Video: How to Connect Your AWS and Azure Environments Part 2
Our Solutions Architect Kyle Moreta walks you through how to efficiently connect an AWS VPC with a Microsoft Azure VNet with the help of Megaport.
Welcome to Part 2 of my walkthrough of how you can connect an AWS VPC to Microsoft Azure VNet using Megaport and our Megaport Cloud Router (MCR), to build out direct, private connectivity between the two different clouds.
Remember, there’s a few things that are assumed in this video:
- Our AWS Direct Connect gateway and the virtual private gateway (VGW) association to that Direct Connect gateway will already be completed.
- I have already deployed my Azure VNet gateway.
- The subnets and Classless Inter-Domain Routing (CIDR) addresses we’re using in Azure and AWS need to be different in order for them to properly communicate to one another.
Step 4: Deploy ExpressRoute
After your ExpressRoute is done provisioning, go to that resource and copy down the pairing key. After you’ve copied that down:
- Click “Add Connection” off of the MCR.
- Select “Cloud.”
- In the drop-down, select “Azure” and paste your service key.
With each Azure ExpressRoute, you get access to both primary and secondary ExpressRoute circuits that will land you on separate Azure devices, for HA redundancy and to achieve Azure’s SLA. From this one pairing key or one service key, we can spin up both the primary and secondary. I’m just going to set up my primary ExpressRoute circuit for this video:
- Choose “Next” and for Peering Type, select “Private.”
- Name the connection (I’ll name it “Azure”). You’ll see it’s the same rate limit inherited from the Azure configuration.
- Click “Next,” “Next,” “Add VXC,” and “Order.”
The Azure process is similar to AWS, where we let the MCR and AWS configure and automatically provision the IP address schemes and the authorization keys.
Step 5: Deploy AWS
While we’re waiting for our Azure circuit to finish spinning up, let’s jump back into our AWS console, where we’ll see the AWS Hosted VIF in a confirming state. We’ll click into that and:
- Click “Accept” and choose the gateway type you want to land it on – I’m going to leave it as my Direct Connect gateway.
- Find it in the dropdown and click “Accept.”
We’ll see this state change from a pending state to an “Available” state. Once it transitions to an available state, we’ll actually be able to see that our state will change from pending to available and the BGP status will change to “Up.”
Step 6: Connect Azure VNET to ExpressRoute
Now that we see our Azure peering has been set up, we’re going to connect our VNet gateway to this ExpressRoute.
- Click “Connections” and “Add Connection.”
- In the drop-down, choose the subscription and resource group.
- For the connection type, use ExpressRoute – I’ll name this “ER.”
- Select your region – I’m going to use “US West 2” or “West US 2.”

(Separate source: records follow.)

__device__ __forceinline__ void layout_corners(float x, float y, float z, float scale, uint32_t my, uint32_t mz,
                                               uint32_t mask, uint32_t (&idx)[8]) {
  const float sx = __fmul_rn(x, scale), sy = __fmul_rn(y, scale), sz = __fmul_rn(z, scale);
  const uint32_t ifx = (uint32_t)(int)floorf(sx), ify = (uint32_t)(int)floorf(sy), ifz = (uint32_t)(int)floorf(sz);
  const uint32_t icx = (uint32_t)(int)ceilf(sx), icy = (uint32_t)(int)ceilf(sy), icz = (uint32_t)(int)ceilf(sz);
  const uint32_t hyc = icy * my, hyf = ify * my, hzc = icz * mz, hzf = ifz * mz;
  idx[0] = (icx ^ hyc ^ hzc) & mask;
  idx[1] = (icx ^ hyf ^ hzc) & mask;
  idx[2] = (ifx ^ hyf ^ hzc) & mask;
  idx[3] = (ifx ^ hyc ^ hzc) & mask;
  idx[4] = (icx ^ hyc ^ hzf) & mask;
  idx[5] = (icx ^ hyf ^ hzf) & mask;
  idx[6] = (ifx ^ hyf ^ hzf) & mask;
  idx[7] = (ifx ^ hyc ^ hzf) & mask;
}

template <int L, int F, bool HALF, bool RELAY = false>
__device__ __forceinline__ void issue_tile(const FieldDev& fd, const PendingTile& pt, int g, uint32_t mask,
                                           const float* scal_lds, TileFetch<EncFrame<L, F>::LPL, F>& tf,
                                           float* geo, int lane, const uint32_t* lay_lds = nullptr) {
  constexpr int LPL = EncFrame<L, F>::LPL;
  if ((pt.t & 3) == 0) fill_block<false>(geo, nullptr, lane, pt, fd.scale);
  const int src = 16 * (pt.t & 3) + (lane & 15);
  const SamplePos p = get_block(geo, src);
  tf.t0 = from_lane(pt.t0, src << 2);
  tf.t1 = from_lane(pt.t1, src << 2);
  if (!EncFrame<L, F>::busy(g)) return;
#pragma unroll
  for (int q = 0; q < LPL; ++q) {
    if constexpr (RELAY) {
      const uint4 ly = *reinterpret_cast<const uint4*>(lay_lds + 4 * q);
      uint32_t idx[8];
      layout_corners(p.x, p.y, p.z, scal_lds[q], ly.x, ly.y, ly.z, idx);
#pragma unroll
      for (int k = 0; k < 8; ++k) Entry<F, HALF>::load(fd.table, ly.w + idx[k], tf.fv[q][k]);
    } else {
      const Corners cs = hash_corners(p.x, p.y, p.z, scal_lds[q], mask);
#pragma unroll
      for (int k = 0; k < 8; ++k)
        Entry<F, HALF>::load(fd.table, ((uint32_t)(LPL * g + q) << fd.grid.log2T) + cs.idx[k], tf.fv[q][k]);
    }
  }
}

template <int L, int F, bool HALF>
__device__ __forceinline__ void issue_tile_actors(const FieldDev& fd, const ActorFieldDev& ad, const PendingTile& pt, int g,
                                                  uint32_t mask, const float* scal_lds, const float* ascal_lds,
                                                  const int32_t* __restrict__ cand_actor,
                                                  const float* __restrict__ cand_w2b, const float* __restrict__ bounds,
                                                  const void* const* __restrict__ tables,
                                                  TileFetch<EncFrame<L, F>::LPL, F>& tf, int& slot_out,
                                                  float* geo, float* ageo, int lane) {
  constexpr int LPL = EncFrame<L, F>::LPL;
  const bool busy = EncFrame<L, F>::busy(g);
  const int n = __builtin_amdgcn_readfirstlane(pt.ncand);
  const uint32_t row = (uint32_t)__builtin_amdgcn_readfirstlane((int)((uint32_t)pt.ray * (uint32_t)ad.K));
  if ((pt.t & 3) == 0) fill_block<true>(geo, ageo, lane, pt, fd.scale);
  const int src = 16 * (pt.t & 3) + (lane & 15);
  const SamplePos gs = get_block(ageo, src), ps = get_block(geo, src);
  tf.t0 = from_lane(pt.t0, src << 2);
  tf.t1 = from_lane(pt.t1, src << 2);
  int slot = -1;
  if (n > 0) {
    for (int c = 0; c < n; ++c) {
      const float* w = cand_w2b + (row + (uint32_t)c) * 12u;
// ... 61 lines not shown
    const float nn = sqrtf(ddx * ddx + ddy * ddy + ddz * ddz) + 1e-7f;
    if (mine) bx = ddx / nn, by = ddy / nn, bz = ddz / nn;
  }
  float sh[16];
  sh4((bx + 1.f) / 2.f, (by + 1.f) / 2.f, (bz + 1.f) / 2.f, sh);
#pragma unroll
  for (int c = 0; c < 16; ++c)
    if ((c >> 2) == g) shb[c & 3] = sh[c];
}

template <int L, int F>
__device__ __forceinline__ void blend_tile_actors(const TileFetch<EncFrame<L, F>::LPL, F>& tf, int slot, int g, int La,
                                                  const float* scal_lds, const float* ascal_lds, float (&feat)[8]) {
  using EF = EncFrame<L, F>;
  constexpr int LPL = EF::LPL;
  const bool in_box = slot >= 0;
#pragma unroll
  for (int q = 0; q < LPL; ++q) {
    const int lv = LPL * g + q, alv = lv < La ? lv : La - 1;
    const float sc = in_box ? ascal_lds[alv] : scal_lds[q];
    Corners c;
    const float sx = __fmul_rn(tf.x, sc), sy = __fmul_rn(tf.y, sc), sz = __fmul_rn(tf.z, sc);
    c.ox = __fsub_rn(sx, floorf(sx)), c.oy = __fsub_rn(sy, floorf(sy)), c.oz = __fsub_rn(sz, floorf(sz));
    float v[F];
    lerp_corners<F>(c, tf.fv[q], v);
    const float rw = (in_box && lv >= La) ? 0.f : rescale_weight(sc, tf.std);
#pragma unroll
    for (int f = 0; f < F; ++f) feat[q * F + f] = EF::busy(g) ? v[f] * rw : 0.f;
  }
#pragma unroll
  for (int k = EF::W; k < 8; ++k) feat[k] = 0.f;
}

template <int L, int F>
__device__ __forceinline__ void blend_tile(const TileFetch<EncFrame<L, F>::LPL, F>& tf, const SamplePos& p, int g,
                                           const float* scal_lds, float (&feat)[8]) {
  using EF = EncFrame<L, F>;
  constexpr int LPL = EF::LPL;
#pragma unroll
  for (int q = 0; q < LPL; ++q) {
    const float sc = scal_lds[q];
    Corners c;
    const float sx = __fmul_rn(p.x, sc), sy = __fmul_rn(p.y, sc), sz = __fmul_rn(p.z, sc);
    c.ox = __fsub_rn(sx, floorf(sx)), c.oy = __fsub_rn(sy, floorf(sy)), c.oz = __fsub_rn(sz, floorf(sz));
    float v[F];
    lerp_corners<F>(c, tf.fv[q], v);
    const float rw = rescale_weight(sc, p.std);
#pragma unroll
    for (int f = 0; f < F; ++f) feat[q * F + f] = EF::busy(g) ? v[f] * rw : 0.f;
  }
#pragma unroll
  for (int k = EF::W; k < 8; ++k) feat[k] = 0.f;
}

template <int L, int F, int H, bool HALF, Out OUT, Src SRC, Prod PROD, Lay LAY = Lay::Dense>
__global__ __launch_bounds__(256, 2) void render_kernel(
    FieldDev fd, int64_t n_rays, int S, int stride, const int32_t* __restrict__ order, const float* __restrict__ ro,
    const float* __restrict__ rd, const float* __restrict__ rarea, const float* __restrict__ rstarts,
    const float* __restrict__ rends, float* __restrict__ out_feat, float* __restrict__ out_depth,
    float* __restrict__ out_acc, float* __restrict__ out_w, float* __restrict__ out_sdf, float* __restrict__ out_alpha,
    SaveDev sv, float stop_eps, const int32_t* __restrict__ range, ActorFieldDev ad,
    const int32_t* __restrict__ cand_count,
    const int32_t* __restrict__ cand_actor, const float* __restrict__ cand_w2b, const float* __restrict__ bounds,
    const void* const* __restrict__ tables) {
  using EF = EncFrame<L, F>;
  static_assert(render_variant_ok(L, F, OUT, SRC, PROD, LAY), "not a legal variant: see render_variant_ok");
  static_assert(H % 16 == 0 && H >= 16 && H <= 128, "hidden width");
  constexpr bool COMPOSITE = OUT == Out::Composite;
  constexpr bool ACT = SRC == Src::Actors, RELAY = SRC == Src::EvalTable, OVR = SRC == Src::Overrides;
  constexpr bool PAIRS = PROD == Prod::F16Pairs;
  constexpr bool PACKED = LAY != Lay::Dense;
  const int64_t* const segs = LAY == Lay::PackedActors ? reinterpret_cast<const int64_t*>(sv.enc)
                                                       : reinterpret_cast<const int64_t*>(tables);
  const int32_t* const pcand = ACT ? cand_count : nullptr;
  const int32_t* const ovr_row = cand_count;
  const float* const ovr_rows = cand_w2b;
  const float* const ovr_dirs = bounds;
  using Ld = Lds<H, PROD>;
  constexpr int NB = H / 16;
  constexpr int LPL = EF::LPL;
  constexpr bool DEFER = COMPOSITE;
  extern __shared__ __attribute__((aligned(16))) float lds[];

  stage_field_weights<L, F, H, PROD>(fd, lds);
  if constexpr (ACT || OVR) {
    for (int e = threadIdx.x; e < 16 * H; e += 256) lds[Ld::SHF + e] = frag_src<true, NB, 4>(fd.fw0 + 32, 48, 0, e);
  }
  if constexpr (ACT) {
    if (threadIdx.x < ad.La) lds[Ld::ASCAL + threadIdx.x] = ad.scal[threadIdx.x];
  }
  if constexpr (RELAY) {
    if (threadIdx.x < 4 * L) reinterpret_cast<uint32_t*>(lds + Ld::LAY)[threadIdx.x] = fd.lay[threadIdx.x];
  }
  __syncthreads();
  bool wbad = false;
  if constexpr (PAIRS) wbad = __builtin_amdgcn_readfirstlane(reinterpret_cast<const int*>(lds)[Ld::FLG]) != 0;

  const int lane = threadIdx.x & 63;
  const int wid = __builtin_amdgcn_readfirstlane(threadIdx.x >> 6);
  const int j = lane & 15, g = lane >> 4;
  const uint32_t mask = (1u << fd.grid.log2T) - 1u;
  const int ntile = (S + 15) >> 4;

  const int nx = (int)gridDim.x < 8 ? (int)gridDim.x : 8;
  const int xcd = (int)blockIdx.x % nx, lb = (int)blockIdx.x / nx;
  const int nblk = ((int)gridDim.x - xcd + nx - 1) / nx;
  const int64_t first = range ? range[0] : 0, count = range ? range[1] - range[0] : n_rays;
  const int64_t lo = first + count * xcd / nx;
  const RayRange rr{first + count * (xcd + 1) / nx, S, stride};
  const int64_t pos_step = (int64_t)nblk * 4;

  const float* scal_l = lds + Ld::SCAL + LPL * g;
  const uint32_t* lay_l = reinterpret_cast<const uint32_t*>(lds + Ld::LAY) + 4 * LPL * g;
  float* rbw = lds + Ld::RB + wid * H;
  int64_t pos = lo + (int64_t)lb * 4 + wid;
  if (pos >= rr.end) return;
  int t = 0;
  TileFetch<LPL, F> tf;
  if constexpr (!EF::FULL) tf = TileFetch<LPL, F>{};
  int ta = -1;
  const float* ascal_l = lds + Ld::ASCAL;
  PendingTile q;
  float* geo_w = lds + Ld::GEO + wid * kBlockGeo;
  float* ageo_w = lds + (ACT ? Ld::AGEO : Ld::GEO) + wid * kBlockGeo;
  int qb = 0, qn = 0;
  auto tiles_of = [](int n) { return n > 16 ? (n + 15) >> 4 : 1; };
  if constexpr (PACKED) load_pending_packed(q, pos, 0, rr, lane, order, ro, rd, rarea, rstarts, rends, segs, qb, qn, pcand);
  else load_pending(q, pos, 0, rr, lane, order, ro, rd, rarea, rstarts, rends, cand_count);
  int64_t ray = q.ray;
  int cb = 0, cn = 0;
  if constexpr (PACKED) cb = qb, cn = qn;
  if constexpr (ACT) issue_tile_actors<L, F, HALF>(fd, ad, q, g, mask, scal_l, ascal_l, cand_actor, cand_w2b, bounds, tables, tf, ta, geo_w, ageo_w, lane);
  else issue_tile<L, F, HALF, RELAY>(fd, q, g, mask, scal_l, tf, geo_w, lane, lay_l);
  if constexpr (OVR && PACKED) ta = (q.valid && j < qn && qb + j >= 0 && qb + j < S) ? ovr_row[qb + j] : -1;
  else if constexpr (OVR) ta = (q.valid && j < S) ? ovr_row[q.ray * S + j] : -1;
  {
    const bool wrap = (PACKED ? tiles_of(cn) : ntile) == 1;
    if constexpr (PACKED) load_pending_packed(q, wrap ? pos + pos_step : pos, wrap ? 0 : 1, rr, lane, order, ro, rd, rarea, rstarts, rends, segs, qb, qn, pcand);
    else load_pending(q, wrap ? pos + pos_step : pos, wrap ? 0 : 1, rr, lane, order, ro, rd, rarea, rstarts, rends, cand_count);
  }

  f32x4 shq = f32x4{0.f, 0.f, 0.f, 0.f};
  float carry = 0.f, acc_w = 0.f, acc_d = 0.f;
  constexpr int NHA = DEFER ? H / 4 : 1;
  float ha[NHA];
  f32x4 fa[2];

  while (true) {
    if (t == 0) {
      const float dx = rd[3 * ray], dy = rd[3 * ray + 1], dz = rd[3 * ray + 2];
      float sh[16];
      sh4((dx + 1.f) / 2.f, (dy + 1.f) / 2.f, (dz + 1.f) / 2.f, sh);
      if constexpr (!COMPOSITE) {
#pragma unroll
        for (int c = 0; c < 16; ++c)
          if ((c >> 2) == g) shq[c & 3] = sh[c];
      }
      f32x4 rb[NB];
#pragma unroll
      for (int mb = 0; mb < NB; ++mb) rb[mb] = *reinterpret_cast<const f32x4*>(lds + Ld::BF0 + 16 * mb + 4 * g);
#pragma unroll
      for (int c = 0; c < 16; ++c)
#pragma unroll
        for (int mb = 0; mb < NB; ++mb) {
          const f32x4 w = *reinterpret_cast<const f32x4*>(lds + Ld::SHW + c * H + 16 * mb + 4 * g);
#pragma unroll
          for (int r = 0; r < 4; ++r) rb[mb][r] = fmaf(w[r], sh[c], rb[mb][r]);
        }
#pragma unroll
      for (int mb = 0; mb < NB; ++mb) *reinterpret_cast<f32x4*>(rbw + 16 * mb + 4 * g) = rb[mb];
      carry = COMPOSITE ? (fd.use_sdf ? 1.f : 0.f) : 0.f;
      acc_w = 0.f, acc_d = 0.f;
      fa[0] = fa[1] = f32x4{0.f, 0.f, 0.f, 0.f};
#pragma unroll
      for (int k = 0; k < NHA; ++k) ha[k] = 0.f;
    }

    int opaque = 0;
    asm volatile("" : "+v"(opaque));
    const float* lw = lds + opaque;
    const int s = 16 * t + j;
    const bool live = s < (PACKED ? cn : S);
    const float t0 = tf.t0, t1 = tf.t1;

    float feat[8];
    bool tile_hit = false;
    float shb[4] = {0.f, 0.f, 0.f, 0.f};
    if constexpr (ACT) {
      blend_tile_actors<L, F>(tf, ta, g, ad.La, scal_l, ascal_l, feat);
      tile_hit = __ballot(ta >= 0) != 0ull;
      if (tile_hit)
        actor_tile_sh(ta, (uint32_t)__builtin_amdgcn_readfirstlane((int)((uint32_t)ray * (uint32_t)ad.K)), g, rd[3 * ray],
                      rd[3 * ray + 1], rd[3 * ray + 2], cand_w2b, shb);
    } else {
      blend_tile<L, F>(tf, get_block(geo_w, 16 * (t & 3) + j), g, scal_l, feat);
      if constexpr (PAIRS) {
#pragma unroll
        for (int k = 0; k < 8; ++k) feat[k] *= kPairAct;
      }
      if constexpr (OVR) {
        tile_hit = __ballot(ta >= 0) != 0ull;
        if (tile_hit) {
          float bx = rd[3 * ray], by = rd[3 * ray + 1], bz = rd[3 * ray + 2];
          if (ta >= 0) {
            const float* rp = ovr_rows + (size_t)ta * EF::LF + EF::W * g;
            if constexpr (EF::FULL) {
              const f32x4 r0 = *reinterpret_cast<const f32x4*>(rp), r1 = *reinterpret_cast<const f32x4*>(rp + 4);
#pragma unroll
              for (int k = 0; k < 4; ++k) feat[k] = r0[k], feat[4 + k] = r1[k];
            } else if (EF::busy(g)) {
#pragma unroll
              for (int k = 0; k < EF::W; ++k) feat[k] = rp[k];
            }
            bx = ovr_dirs[3 * (size_t)ta], by = ovr_dirs[3 * (size_t)ta + 1], bz = ovr_dirs[3 * (size_t)ta + 2];
          }
          float sh[16];
          sh4((bx + 1.f) / 2.f, (by + 1.f) / 2.f, (bz + 1.f) / 2.f, sh);
#pragma unroll
          for (int c = 0; c < 16; ++c)
            if ((c >> 2) == g) shb[c & 3] = sh[c];
        }
      }
    }
    __builtin_amdgcn_sched_barrier(0);

    bool stop_here = false;
    if constexpr (COMPOSITE) {
      if (stop_eps > 0.f) {
        const float c = __builtin_bit_cast(float, __builtin_amdgcn_readfirstlane(__builtin_bit_cast(int, carry)));
        stop_here = fd.use_sdf ? (c < stop_eps) : (c > -__logf(stop_eps));
      }
    }
    const bool last_tile = t == (PACKED ? tiles_of(cn) : ntile) - 1;
    const bool ray_done = last_tile || stop_here;

    if (ray_done && q.valid && q.pos == pos) {
      if constexpr (PACKED) load_pending_packed(q, pos + pos_step, 0, rr, lane, order, ro, rd, rarea, rstarts, rends, segs, qb, qn, pcand);
      else load_pending(q, pos + pos_step, 0, rr, lane, order, ro, rd, rarea, rstarts, rends, cand_count);
    }
    const bool have_next = q.valid;
    const int64_t npos = q.pos, nray = q.ray;
    const int nt = q.t;
    int nb = 0, nn = 0;
    if constexpr (PACKED) nb = qb, nn = qn;
    if constexpr (ACT) issue_tile_actors<L, F, HALF>(fd, ad, q, g, mask, scal_l, ascal_l, cand_actor, cand_w2b, bounds, tables, tf, ta, geo_w, ageo_w, lane);
    else issue_tile<L, F, HALF, RELAY>(fd, q, g, mask, scal_l, tf, geo_w, lane, lay_l);
    if constexpr (OVR && PACKED) {
      const int s2 = 16 * q.t + j;
      ta = (q.valid && s2 < qn && qb + s2 >= 0 && qb + s2 < S) ? ovr_row[qb + s2] : -1;
    } else if constexpr (OVR) {
      ta = (q.valid && 16 * q.t + j < S) ? ovr_row[q.ray * S + 16 * q.t + j] : -1;
    }
    {
// ... 142 lines not shown
      f32x4 o[2];
#pragma unroll
      for (int mb = 0; mb < 2; ++mb) o[mb] = *reinterpret_cast<const f32x4*>(lw + Ld::BF2 + 16 * mb + 4 * g);
      mfma_layer<2, H / 4>(lw + Ld::F2, lane, hb, o);
      if constexpr (PAIRS) {
        o[0] += e[0] * (1.f / kPairAct);
        o[1] += e[1] * (1.f / kPairAct);
      } else {
        o[0] += e[0];
        o[1] += e[1];
      }
      if (live) {
        const int64_t si = PACKED ? (int64_t)cb + s : ray * S + s;
        float* fp = out_feat + si * 32;
        stream_store(fp + 4 * g, o[0]);
        stream_store(fp + 16 + 4 * g, o[1]);
        if (g == 0) {
          out_sdf[si] = sdf;
          out_alpha[si] = a_or_d;
        }
      }
    } else {
      float w, T;
      if (fd.use_sdf) {
        const float alpha = live ? a_or_d : 0.f;
        float incl = 1.f - alpha;
        incl *= row_shr<1>(incl, 1.f);
        incl *= row_shr<2>(incl, 1.f);
        incl *= row_shr<4>(incl, 1.f);
        incl *= row_shr<8>(incl, 1.f);
        const float excl = row_shr<1>(incl, 1.f);
        T = carry * excl;
        w = T * alpha;
        carry *= __shfl(incl, (lane & 48) | 15, 64);
      } else {
        const float sd = live ? a_or_d * (t1 - t0) : 0.f;
        float incl = sd;
        incl += row_shr<1>(incl, 0.f);
        incl += row_shr<2>(incl, 0.f);
        incl += row_shr<4>(incl, 0.f);
        incl += row_shr<8>(incl, 0.f);
        const float excl = row_shr<1>(incl, 0.f);
        T = expf(-(carry + excl));
        w = T * (1.f - expf(-sd));
        carry += __shfl(incl, (lane & 48) | 15, 64);
      }
      if (out_w && live && g == 0) out_w[PACKED ? (int64_t)cb + s : ray * S + s] = w;
      acc_w += w;
      if (PACKED || s < S - 1) acc_d += w * ((t0 + t1) / 2.f);
      float wf = w;
      float acc = 0.f;
      if (ray_done) {
        acc = row_sum16(acc_w);
        if constexpr (!PACKED) {
          if (last_tile && s == S - 1) wf += 1.f - acc;
        }
      }
#pragma unroll
      for (int k = 0; k < H / 4; ++k) ha[k] = fmaf(hb[k], wf, ha[k]);
#pragma unroll
      for (int r = 0; r < 4; ++r) {
        fa[0][r] = fmaf(e[0][r], wf, fa[0][r]);
        fa[1][r] = fmaf(e[1][r], wf, fa[1][r]);
      }

      if (ray_done) {
        const float dep = row_sum16(acc_d);
        if (!last_tile && out_w)
          for (int s2 = 16 * (t + 1) + lane; s2 < (PACKED ? cn : S); s2 += 64)
            out_w[(PACKED ? (int64_t)cb : ray * S) + s2] = 0.f;
        const float wsum = (!PACKED && last_tile) ? acc + (1.f - acc) : acc;
        f32x4 of2[2] = {f32x4{0.f, 0.f, 0.f, 0.f}, f32x4{0.f, 0.f, 0.f, 0.f}};
        mfma_layer<2, H / 4>(lw + Ld::F2, lane, ha, of2);
#pragma unroll
        for (int mb = 0; mb < 2; ++mb) {
          const f32x4 b2 = *reinterpret_cast<const f32x4*>(lw + Ld::BF2 + 16 * mb + 4 * g);
#pragma unroll
          for (int r = 0; r < 4; ++r) {
            const float es = PAIRS ? fa[mb][r] * (1.f / kPairAct) : fa[mb][r];
            of2[mb][r] = fmaf(b2[r], wsum, row_sum16(of2[mb][r] + es));
          }
        }
        if (j == 0) {
          float* fp = out_feat + ray * 32;
          *reinterpret_cast<f32x4*>(fp + 4 * g) = of2[0];
          *reinterpret_cast<f32x4*>(fp + 16 + 4 * g) = of2[1];
          if (g == 0) {
            out_acc[ray] = acc;
            out_depth[ray] = dep;
          }
        }
      }
    }

    if (!have_next) break;
    pos = npos, ray = nray, t = nt;
    if constexpr (PACKED) cb = nb, cn = nn;
  }
}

- Next, we’ll choose our settings. We should see our VNet gateway, ExpressRoute circuit, and routing weight – I’ll leave the rest of this as default.
- Finally, click “Review + Create”.
This step is important on the Azure side because this is what allows Azure to start advertising routes over to our MCR, and in turn, over to AWS. So let’s go ahead and create this.
Now that our AWS Hosted VIF has finished deploying and is in an available state, we can see that BGP has come up. Make sure to check that your Azure resource and your VNet association to an ExpressRoute has finished deploying.
Step 7: Validate routes
Now we can jump back over into our Megaport Cloud Router, take a look at the route table and BGP peering, and see what networks, if any, we’re learning right now.
- Click on the MCR looking glass which will jump you into the Routes Table.
It looks like peering with Azure is up and established as well as peering with AWS. I have my 10.3 being learned and advertized—that is my VNET Azure—so I’m learning that from Azure. Similarly, I’m learning my AWS VPC CIDR from my peering with AWS. Now, to validate on both the Azure side and the AWS side.
- Go back into your Azure portal and click “ExpressRoute” again.
- Click into the ExpressRoute you just deployed.
- On your Azure peering, on the far right, click “View route table” to see what networks are being learned from the MCR from this route table.
We see our local networks and we see our “172” network, which is my AWS CIDR block, being learned from the MCR’s IP address.
- Let’s validate on the AWS side as well. Jump over to “VPC” and take a look at the VPC’s route table associated with your VGW.
It looks like we’re learning Azure VNET CIDR, so now we’ve essentially set up, end to end, the connectivity that we need in order for our AWS instances to talk to our Azure VMs and vice versa.
That’s all of the setup and routing you need in place to get this connectivity up and running!